Расслабленный после вина, Доминик устроил голову на спинке дивана удобнее, чувствуя себя почти счастливым. Он имел право на это, и совесть не мучила его в тот момент, словно он с лёгкостью променял свою скорбь на возвышенно-мечтательное состояние, когда хотелось не только жить, но и совершать безумные поступки.
– Даже не верится, что мы наконец-то дожили до этих самых каникул, – пробормотал Мэттью едва слышно, потому как продолжал делать это, уткнувшись носом в Доминика. – Я в растерянности, столько свободного времени!
Он так легко произнёс это «мы», словно делал это тысячу раз, и Ховард довольно улыбнулся, допивая из бокала, чтобы потянуться и налить себе ещё. Алкоголь расслаблял, раззадоривал сознание, но при этом утихомиривал нервы, которые Доминик трепал себе, только находясь рядом с Беллами. Желание прижаться к нему сильнее, провести носом по шее и накрыть его губы превосходило остальные, и Ховард почувствовал возбуждение, понимая даже мутноватым сознанием, что ни в коем случае нельзя этого демонстрировать.
– Я совсем забыл, что нужно отвезти тебя домой, – простонал он, прикладывая руку к лицу и начиная тереть лоб.
Беллами ничего не ответил, даже не пошевелился, и Ховард расценил это как знак продолжать свои бессмысленные оправдания.
– Я должен привезти тебя до девяти утра, а ещё нужно разложить еду по пакетам и поставить в холодильник… – он продолжал бормотать, пока Мэттью не перебрался резко ему на колени, как он любил это делать, и не прикрыл его рот рукой.
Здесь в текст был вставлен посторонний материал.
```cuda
#ifndef B200_ALIGN_LEVEL
#define B200_ALIGN_LEVEL 3
#endif
#define ALIGN_LEVEL_FOR(NVP) ((NVP) >= 30 ? 4 : B200_ALIGN_LEVEL)
#define ALIGN_AT(level) do { if (kAlign >= (level)) ALIGN(); } while (0)
template <int NVP, bool REBUILD = false>
HD void forward(const Ctx c, bool active, bool* euler_solved = nullptr) {
  constexpr bool HF = NVP >= 30;
  constexpr bool CX = NVP == 22 || NVP >= 30;
  constexpr int kAlign = ALIGN_LEVEL_FOR(NVP);
  TIC();
#ifndef B200_NO_ALIGN_FIRST
  ALIGN_AT(1); TOC(TM_BARRIER);
#endif
  if (active) kinematics(stage_ctx<REBUILD>(c));
  TOC(TM_KIN); ALIGN_AT(4); TOC(TM_BARRIER);
  if (active) { com_quantities(stage_ctx<REBUILD>(c)); mass_matrix(stage_ctx<REBUILD>(c)); }
#ifndef B200_NO_ALIGN_PRECOLL
  TOC(TM_COM_M); ALIGN_AT(2); TOC(TM_BARRIER);
#endif
  if (active) collision<HF, CX>(stage_ctx<REBUILD>(c));
  TOC(TM_COLL); ALIGN_AT(2); TOC(TM_BARRIER);
  if (active) make_constraint<HF>(stage_ctx<REBUILD>(c));
  TOC(TM_CONSTR); ALIGN_AT(4); TOC(TM_BARRIER);
  if (active) smooth_forces(stage_ctx<REBUILD>(c));
  TOC(TM_SMOOTH); ALIGN_AT(4); TOC(TM_BARRIER);
  if (active) newton_begin<HF>(stage_ctx<REBUILD>(c));
  TOC(TM_NBEGIN);
  int done = active ? 0 : 1;
  float improvement = 0;
  if (kAlign >= 3) {
    for (int iter = 0;; iter++) {
      ALIGN(); TOC(TM_BARRIER);
      if (!done) done = newton_check<HF>(stage_ctx<REBUILD>(c), iter, improvement);
      TOC(TM_NCHECK);
      bool more = ALIGN_OR(!done);
      TOC(TM_BARRIER);
      if (!more) break;
      if (!done) build_H<HF>(stage_ctx<REBUILD>(c));
      TOC(TM_BUILDH); ALIGN_AT(4); TOC(TM_BARRIER);
      if (!done) newton_direction<NVP>(stage_ctx<REBUILD>(c));
#ifdef B200_EULER_PIGGYBACK
      else if (euler_solved && active && !*euler_solved && c.h->any_damping) { euler_solve<NVP>(stage_ctx<REBUILD>(c)); *euler_solved = true; }
#endif
      TOC(TM_NDIR); ALIGN(); TOC(TM_BARRIER);
      if (!done) done = newton_move<HF>(stage_ctx<REBUILD>(c), &improvement) ? 2 : 0;
      TOC(TM_NMOVE);
    }
  } else {
    ALIGN_AT(2);
    for (int iter = 0; !done; iter++) {
      done = newton_check<HF>(c, iter, improvement);
      if (done) break;
      build_H<HF>(c);
      newton_direction<NVP>(c);
      done = newton_move<HF>(c, &improvement) ? 2 : 0;
    }
  }
}

STAGE void integrate_pos(const Ctx c, float* qpos, const float* qvel, float hh) {
  ASSUME_SHARED(c);
  ASSUME_SHARED_PTR(qpos); ASSUME_SHARED_PTR(qvel);
  const DMHead* h = c.h;
  LANES(j, h->njnt) {
    int a = MI(jnt_qposadr)[j], d = MI(jnt_dofadr)[j];
    if (MI(jnt_type)[j] == B200_JNT_FREE) {
      for (int k = 0; k < 3; k++) qpos[a + k] += hh * qvel[d + k];
      float w[3] = {qvel[d + 3], qvel[d + 4], qvel[d + 5]};
      float n = sqrtf(dot3(w, w));
      float q[4] = {qpos[a + 3], qpos[a + 4], qpos[a + 5], qpos[a + 6]};
      if (n > 0) {
        float ang = 0.5f * n * hh, sn = sinf(ang), cs = cosf(ang), inv = 1.0f / n;
        float dq[4] = {cs, w[0] * inv * sn, w[1] * inv * sn, w[2] * inv * sn}, nq[4];
        qmul(nq, q, dq);
        q[0] = nq[0]; q[1] = nq[1]; q[2] = nq[2]; q[3] = nq[3];
      }
      qnormalize(q);
      qpos[a + 3] = q[0]; qpos[a + 4] = q[1]; qpos[a + 5] = q[2]; qpos[a + 6] = q[3];
    } else qpos[a] += hh * qvel[d];
  }
  SYNC();
}

template <int NVP>
STAGE void euler_step(const Ctx c, bool solved = false) {
  ASSUME_SHARED(c);
  const DMHead* h = c.h;
  int nv = h->nv;
  float hh = h->timestep;
  float* x = SF(search);
  if (h->any_damping) {
    if (!solved) euler_solve<NVP>(c);
  } else {
    LANES(i, nv) x[i] = SF(qacc)[i];
    SYNC();
  }
  LANES(i, nv) SF(qvel)[i] += hh * x[i];
  SYNC();
  integrate_pos(c, SF(qpos), SF(qvel), hh);
}

template <int NVP, bool REBUILD = false>
HD void rk4_substep(const Ctx c, bool active) {
  const DMHead* h = c.h;
  const int nv = h->nv, nq = h->nq;
  const float hh = h->timestep;
  const float A[3] = {0.5f, 0.5f, 1.0f}, B[4] = {1.0f / 6, 1.0f / 3, 1.0f / 3, 1.0f / 6};
  if (active) {
// ... 27 lines not shown
```

Baseline: 1.050 million.

## Keep line-search constraint edges in registers instead of shared scratch

For non-kitchen builds, the Newton line search now builds each lane's constraint edges (position, velocity, D) once into per-thread register arrays sized by a compile-time edges-per-lane bound, and re-evaluates cost and derivatives from registers on every iteration. The old path wrote an edge list to shared scratch and re-read it on each evaluation. This aims to cut shared-memory traffic and syncs inside the line-search loop. In exchange it raises register pressure and adds a host-side check that rejects models needing more edges than the register budget.

```diff
diff --git a/gymnasium_robotics_b200/csrc/b200sim.cu b/gymnasium_robotics_b200/csrc/b200sim.cu
--- a/gymnasium_robotics_b200/csrc/b200sim.cu
+++ b/gymnasium_robotics_b200/csrc/b200sim.cu
@@ -277,6 +277,11 @@
   if ((t.kind == TASK_HAND || t.kind == TASK_HAND_REACH || TASK_IS_ADROIT(t.kind)) && h->nvp < 30) h->nvp = 30;
   if (dh->nv <= 21 && dh->any_convex_pair) h->nvp = 22;
   if (dh->nv <= 21 && (dh->nten > 0 || dh->nfric > 0 || dh->nsensor > 0 || dh->any_round_pair)) h->nvp = 30;
+  if (!h->kitchen && dm_ls_edges(*dh) > 32 * DM_LS_E(h->nvp)) {
+    std::string m = "b200sim_create: the line search of the NVP = " + std::to_string(h->nvp) + " kernel build holds " + std::to_string(32 * DM_LS_E(h->nvp)) +
+                    " constraint edges per env, this model needs up to " + std::to_string(dm_ls_edges(*dh));
+    delete h; return fail(nullptr, m, -8);
+  }
   auto fits = [&](int w) { return ((size_t)dh->hot_words + (size_t)w * dh->scr_words) * 4 + 64 <= 232448; };
   auto built = [&](int w) {
     if (h->nvp == B200_WIDE_NVP) return w == 7 || w == 10 || w == 13 || w == 14;
diff --git a/gymnasium_robotics_b200/csrc/dmodel.h b/gymnasium_robotics_b200/csrc/dmodel.h
--- a/gymnasium_robotics_b200/csrc/dmodel.h
+++ b/gymnasium_robotics_b200/csrc/dmodel.h
@@ -16,6 +16,11 @@
 #define DM_NCAND_MAX 96
 #define DM_NWELD_MAX 1
 #define DM_CSLOT_WORDS 40
+#ifdef B200_KITCHEN
+#define DM_LS_E(NVP) 0
+#else
+#define DM_LS_E(NVP) ((NVP) >= 30 ? 6 : 5)
+#endif
 
 #ifdef B200_KITCHEN_GROUPS
 #define DM_PAIR_HOT(X)
@@ -125,6 +130,7 @@
 };
 
 static inline uint32_t f2w(float f) { uint32_t u; memcpy(&u, &f, 4); return u; }
+static inline int dm_ls_edges(const DMHead& h) { return h.edges_per_con * h.ncon_max + 6 * DM_NWELD_MAX + h.ndr_max; }
 
 static inline int dm_build(const b200_model_view& m, const double* eq_data_override, const float ref[3],
                            std::vector<uint32_t>& buf, std::string& err, int penv_body = -1, bool force_wide = false,
@@ -450,7 +456,9 @@
     F(h.o_bg_radius, g, bgs[g].r);
   }
 #endif
-  if (3 * (h.edges_per_con * ncon_max + 6 * DM_NWELD_MAX + ndr_max) > h.s_grad - h.s_H) { err = "line-search edge list does not fit the solver scratch"; return -1; }
+#ifdef B200_KITCHEN
+  if (3 * dm_ls_edges(h) > h.s_grad - h.s_H) { err = "line-search edge list does not fit the solver scratch"; return -1; }
+#endif
   for (int k = 0; k < nsensor; k++) {
     I(h.o_sensor_site, k, m.sensor_site[k]); I(h.o_sensor_body, k, m.sensor_body[k]); I(h.o_sensor_type, k, m.sensor_type[k]);
     for (int a = 0; a < 3; a++) F(h.o_sensor_size, 3 * k + a, m.sensor_size[3 * k + a]);
diff --git a/gymnasium_robotics_b200/csrc/sim_core.cuh b/gymnasium_robotics_b200/csrc/sim_core.cuh
--- a/gymnasium_robotics_b200/csrc/sim_core.cuh
+++ b/gymnasium_robotics_b200/csrc/sim_core.cuh
@@ -2049,6 +2049,103 @@
 }
 #endif
 
+struct LsStep { float alpha, improve; };
+#ifndef B200_KITCHEN
+struct LsVal { float cost, d1, d2; };
+
+HD float pyramid_edge(float xn, float mu, float xk) {
+#ifdef __CUDACC__
+  return fmaf(mu, xk, xn);
+#else
+  return xn + mu * xk;
+#endif
+}
+
+template <bool HF, int NS>
+HD LsVal ls_eval(const Ctx c, const float (&ex)[NS], const float (&ev)[NS], const float (&eD)[NS], int nedge, float alpha, float g1,
+                 float g2) {
+  float cost = 0, d1 = 0, d2 = 0;
+#pragma unroll
+  for (int j = 0; j < NS; j++) {
+    if (WARP_W * j >= nedge) break;
+    float x0 = ex[j], v = ev[j], D = eD[j];
+    float x = fmaf(alpha, v, x0), Da = fabsf(D);
+    if (D < 0 || (x < 0 && D > 0)) { float dx = Da * x; cost = fmaf(0.5f * dx, x, cost); d1 = fmaf(dx, v, d1); d2 = fmaf(Da * v, v, d2); }
+  }
+  if (HF) LANES(d, c.h->nfric) {
+    float D = MF(dof_fricD)[d];
+    if (D > 0) {
+      float fl = MF(dof_frictionloss)[d], v = SF(fric)[c.h->nfric + d], x = SF(fric)[d] + alpha * v, Rf = fl / D;
+      if (x <= -Rf) { cost += fl * (-0.5f * Rf - x); d1 -= fl * v; }
+      else if (x >= Rf) { cost += fl * (-0.5f * Rf + x); d1 += fl * v; }
+      else { cost += 0.5f * D * x * x; d1 += D * x * v; d2 += D * v * v; }
+    }
+  }
+  LsVal r;
+  r.cost = wsum(cost) + alpha * g1 + alpha * alpha * g2;
+  r.d1 = wsum(d1) + g1 + 2 * alpha * g2;
+  r.d2 = wsum(d2) + 2 * g2;
+  return r;
+}
+
+template <bool HF, int LSE>
+HD LsStep linesearch(const Ctx c, float g1, float g2, float gtol, int maxit) {
+  ASSUME_SHARED(c);
+  constexpr int NS = LSE * 32 / WARP_W;
+  const DMHead* h = c.h;
+  const int* cnt = SI(counters);
+  const int epc = h->edges_per_con, ncon = cnt[CNT_NCON], nweld6 = cnt[CNT_NWELD] * 6, ndr = cnt[CNT_NDR];
+  const int nce = epc * ncon, nwe = nce + nweld6, nedge = nwe + ndr;
+  float ex[NS], ev[NS], eD[NS];
+  const int qs = WARP_W / epc, rs = WARP_W % epc;
+  int q = c.lane / epc, r = c.lane % epc;
+#pragma unroll
+  for (int j = 0; j < NS; j++) {
+    const int e = c.lane + WARP_W * j;
+    float x0 = 0.f, v = 0.f, D = 0.f;
+    if (j > 0) { q += qs; r += rs; if (r >= epc) { r -= epc; q++; } }
+    if (WARP_W * j < nedge) {
+      if (e < nce) {
+        const float* cr = SF(con) + q * CON_WORDS;
+        const int k = r, dim = con_dim(cr);
+        const float un = cr[C_U], vn = cr[C_JV];
+        if (dim == 1) {
+          if (k == 0) { x0 = un; v = vn; D = cr[C_D]; }
+        } else if (k < 2 * (dim - 1)) {
+          const int b = 1 + (k >> 1);
+          const float mu = con_mu(cr, b), su = (k & 1) ? -cr[C_U + b] : cr[C_U + b], sv = (k & 1) ? -cr[C_JV + b] : cr[C_JV + b];
+          x0 = pyramid_edge(un, mu, su); v = pyramid_edge(vn, mu, sv);
+          D = cr[C_D];
+        }
+      } else if (e < nwe) {
+        const int i = e - nce;
+        const float* wr = SF(weld) + (i / 6) * WELD_WORDS;
+        x0 = wr[W_JAR + i % 6]; v = wr[W_JV + i % 6]; D = -wr[W_D + i % 6];
+      } else if (e < nedge) {
+        const float* dr = SF(dofrow) + (e - nwe) * DR_WORDS;
+        x0 = dr[DR_JAR]; v = dr[DR_JV]; D = dr[DR_D];
+      }
+    }
+    ex[j] = x0; ev[j] = v; eD[j] = D;
+  }
+  const LsVal p0 = ls_eval<HF>(c, ex, ev, eD, nedge, 0.f, g1, g2);
+  if (p0.d1 >= 0 || p0.d2 <= 0) return LsStep{0.f, 0.f};
+  gtol = fmaxf(gtol, 1e-5f * fabsf(p0.d1));
+  float lo = 0, hi = -1, alpha = -p0.d1 / p0.d2, best = 0, bestcost = p0.cost;
+  for (int it = 0; it < maxit; it++) {
+    const LsVal p = ls_eval<HF>(c, ex, ev, eD, nedge, alpha, g1, g2);
+    if (p.cost <= bestcost) { bestcost = p.cost; best = alpha; }
+    if (fabsf(p.d1) < gtol) break;
+    if (p.d1 < 0) lo = alpha; else hi = alpha;
+    float next = alpha - p.d1 / p.d2;
+    if (hi > 0 && (next <= lo || next >= hi)) next = 0.5f * (lo + hi);
+    if (next == alpha) break;
+    alpha = next;
+  }
+  return LsStep{best, p0.cost - bestcost};
+}
+
+#else
 template <bool HF>
 STAGE int ls_edges(const Ctx c) {
   ASSUME_SHARED(c);
@@ -2109,14 +2206,13 @@
   out[2] = wsum(d2) + 2 * g2;
 }
 
-template <bool HF>
-STAGE float linesearch(const Ctx c, float g1, float g2, float gtol, int maxit, float* improve) {
+template <bool HF, int LSE>
+STAGE LsStep linesearch(const Ctx c, float g1, float g2, float gtol, int maxit) {
   ASSUME_SHARED(c);
   float p0[3], p[3];
   const int nedge = ls_edges<HF>(c);
   ls_eval<HF>(c, nedge, 0.f, g1, g2, p0);
-  *improve = 0;
-  if (p0[1] >= 0 || p0[2] <= 0) return 0.f;
+  if (p0[1] >= 0 || p0[2] <= 0) return LsStep{0.f, 0.f};
   gtol = fmaxf(gtol, 1e-5f * fabsf(p0[1]));
   float lo = 0, hi = -1, alpha = -p0[1] / p0[2], best = 0, bestcost = p0[0];
   for (int it = 0; it < maxit; it++) {
@@ -2129,9 +2225,10 @@
     if (next == alpha) break;
     alpha = next;
   }
-  *improve = p0[0] - bestcost;
-  return best;
-}
+  return LsStep{best, p0[0] - bestcost};
+}
+
+#endif
 
 template <bool HF>
 STAGE void newton_begin(const Ctx c) {
@@ -2176,7 +2273,7 @@
   spd_solve<NVP>(c, SF(H), nullptr, 0.f, SF(search), SF(H));
 }
 
-template <bool HF>
+template <bool HF, int LSE>
 STAGE int newton_move(const Ctx c, float* improvement) {
   ASSUME_SHARED(c);
   const DMHead* h = c.h;
@@ -2195,7 +2292,9 @@
   if (sn < 1e-20f) return 1;
   float gtol = h->tolerance * h->ls_tolerance * sn / scale;
   TOC(TM_MV_ROWS);
-  float alpha = linesearch<HF>(c, q1, q2, gtol, h->ls_iterations < 20 ? h->ls_iterations : 20, improvement);
+  const LsStep ls = linesearch<HF, LSE>(c, q1, q2, gtol, h->ls_iterations < 20 ? h->ls_iterations : 20);
+  *improvement = ls.improve;
+  const float alpha = ls.alpha;
   TOC(TM_MV_LS);
   if (alpha == 0.f) return 1;
   LANES(i, nv) { a[i] += alpha * search[i]; Ma[i] += alpha * Mv[i]; }
@@ -2229,6 +2328,7 @@
   constexpr bool HF = NVP >= 30;
   constexpr bool CX = NVP == 22 || NVP >= 30;
   constexpr int kAlign = ALIGN_LEVEL_FOR(NVP);
+  constexpr int kLsE = DM_LS_E(NVP);
   TIC();
 #ifndef B200_NO_ALIGN_FIRST
   ALIGN_AT(1); TOC(TM_BARRIER);
@@ -2264,7 +2364,7 @@
       else if (euler_solved && active && !*euler_solved && c.h->any_damping) { euler_solve<NVP>(stage_ctx<REBUILD>(c)); *euler_solved = true; }
 #endif
       TOC(TM_NDIR); ALIGN(); TOC(TM_BARRIER);
-      if (!done) done = newton_move<HF>(stage_ctx<REBUILD>(c), &improvement) ? 2 : 0;
+      if (!done) done = newton_move<HF, kLsE>(stage_ctx<REBUILD>(c), &improvement) ? 2 : 0;
       TOC(TM_NMOVE);
     }
   } else {
@@ -2274,7 +2374,7 @@
       if (done) break;
       build_H<HF>(c);
       newton_direction<NVP>(c);
-      done = newton_move<HF>(c, &improvement) ? 2 : 0;
+      done = newton_move<HF, kLsE>(c, &improvement) ? 2 : 0;
     }
   }
 }
```

New measurement: 1.095 million (median of 6 runs). 1.04x the previous value.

Доминик только порадовался, что секундой ранее поставил бокал на столик рядом с диваном, и удивлённо глянул в лицо Мэттью, а тот внимательно смотрел ему в глаза и смело держал Ховарда пальцами за плечи, тем самым не позволяя прервать этот контакт. Он решал что-то мысленно для себя, словно взвешивал «за» и «против», или, может быть, готовился произнести грандиозную речь, а Доминик бы только кивал бездумно, соглашаясь со всем, что тот сказал бы. Но вместо этого он склонился ниже и погладил Ховарда по щеке ладонью, сменяя выражение лица с сосредоточенного на расслабленное, одним только видом показывая, что он всё для себя решил.